■ **Task item**
The expected output is the data below, restated word for word.

■ **The records**
· · · · · · ·

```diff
@@ -1471,9 +1494,21 @@
             atomicAdd(&sh.n_projected, projected);
           }
         }
+        if (cold_copy(tid_hot) == T - 64) {
+          float cam[16], delta[16], v6[6];
+          se3_inverse(sh.T, cam);
+          se3_mul(cam, sh.Tprev, delta);
+          t2tnq(delta, v6);
+          sh.change_norm =
+            sqrtf(((((v6[0] * v6[0] + v6[1] * v6[1]) + v6[2] * v6[2]) + v6[3] * v6[3]) + v6[4] * v6[4]) + v6[5] * v6[5]);
+#pragma unroll
+          for (int i = 0; i < 16; ++i) {
+            sh.Tprev[i] = sh.T[i];
+          }
+        }
         __syncthreads();
         SUB_ACC(acc_search);
-        const int f_tid = kReuse ? cold_copy(tid_hot) : tid, f_lane = kReuse ? (f_tid & 63) : lane, f_wave = kReuse ? (f_tid >> 6) : wave;
+        const int f_tid = SPLIT ? cold_copy(tid_hot) : tid, f_lane = kReuse ? (f_tid & 63) : lane, f_wave = kReuse ? (f_tid >> 6) : wave;
         {
           const int tid = f_tid, lane = f_lane, wave = f_wave;
           const float ratio = g.f.maximum_distance_ratio_to_second_best;
@@ -1848,6 +1883,9 @@
       ctl->flags |= sh.flags;
       ctl->need_search = 0;
       gres->warnings   = sh.error ? sh.error : ctl->flags;
+      if (sh.error) {
+        ctl->done = 1;
+      }
       if constexpr (kReuse) {
         ctl->q_tag = sh.q_tag & 0xffff;
       }
```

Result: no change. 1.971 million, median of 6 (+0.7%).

· · · · · · ·

■ **Exercise output**
```diff
@@ -1471,9 +1494,21 @@
             atomicAdd(&sh.n_projected, projected);
           }
         }
+        if (cold_copy(tid_hot) == T - 64) {
+          float cam[16], delta[16], v6[6];
+          se3_inverse(sh.T, cam);
+          se3_mul(cam, sh.Tprev, delta);
+          t2tnq(delta, v6);
+          sh.change_norm =
+            sqrtf(((((v6[0] * v6[0] + v6[1] * v6[1]) + v6[2] * v6[2]) + v6[3] * v6[3]) + v6[4] * v6[4]) + v6[5] * v6[5]);
+#pragma unroll
+          for (int i = 0; i < 16; ++i) {
+            sh.Tprev[i] = sh.T[i];
+          }
+        }
         __syncthreads();
         SUB_ACC(acc_search);
-        const int f_tid = kReuse ? cold_copy(tid_hot) : tid, f_lane = kReuse ? (f_tid & 63) : lane, f_wave = kReuse ? (f_tid >> 6) : wave;
+        const int f_tid = SPLIT ? cold_copy(tid_hot) : tid, f_lane = kReuse ? (f_tid & 63) : lane, f_wave = kReuse ? (f_tid >> 6) : wave;
         {
           const int tid = f_tid, lane = f_lane, wave = f_wave;
           const float ratio = g.f.maximum_distance_ratio_to_second_best;
@@ -1848,6 +1883,9 @@
       ctl->flags |= sh.flags;
       ctl->need_search = 0;
       gres->warnings   = sh.error ? sh.error : ctl->flags;
+      if (sh.error) {
+        ctl->done = 1;
+      }
       if constexpr (kReuse) {
         ctl->q_tag = sh.q_tag & 0xffff;
       }
```

Result: no change. 1.971 million, median of 6 (+0.7%).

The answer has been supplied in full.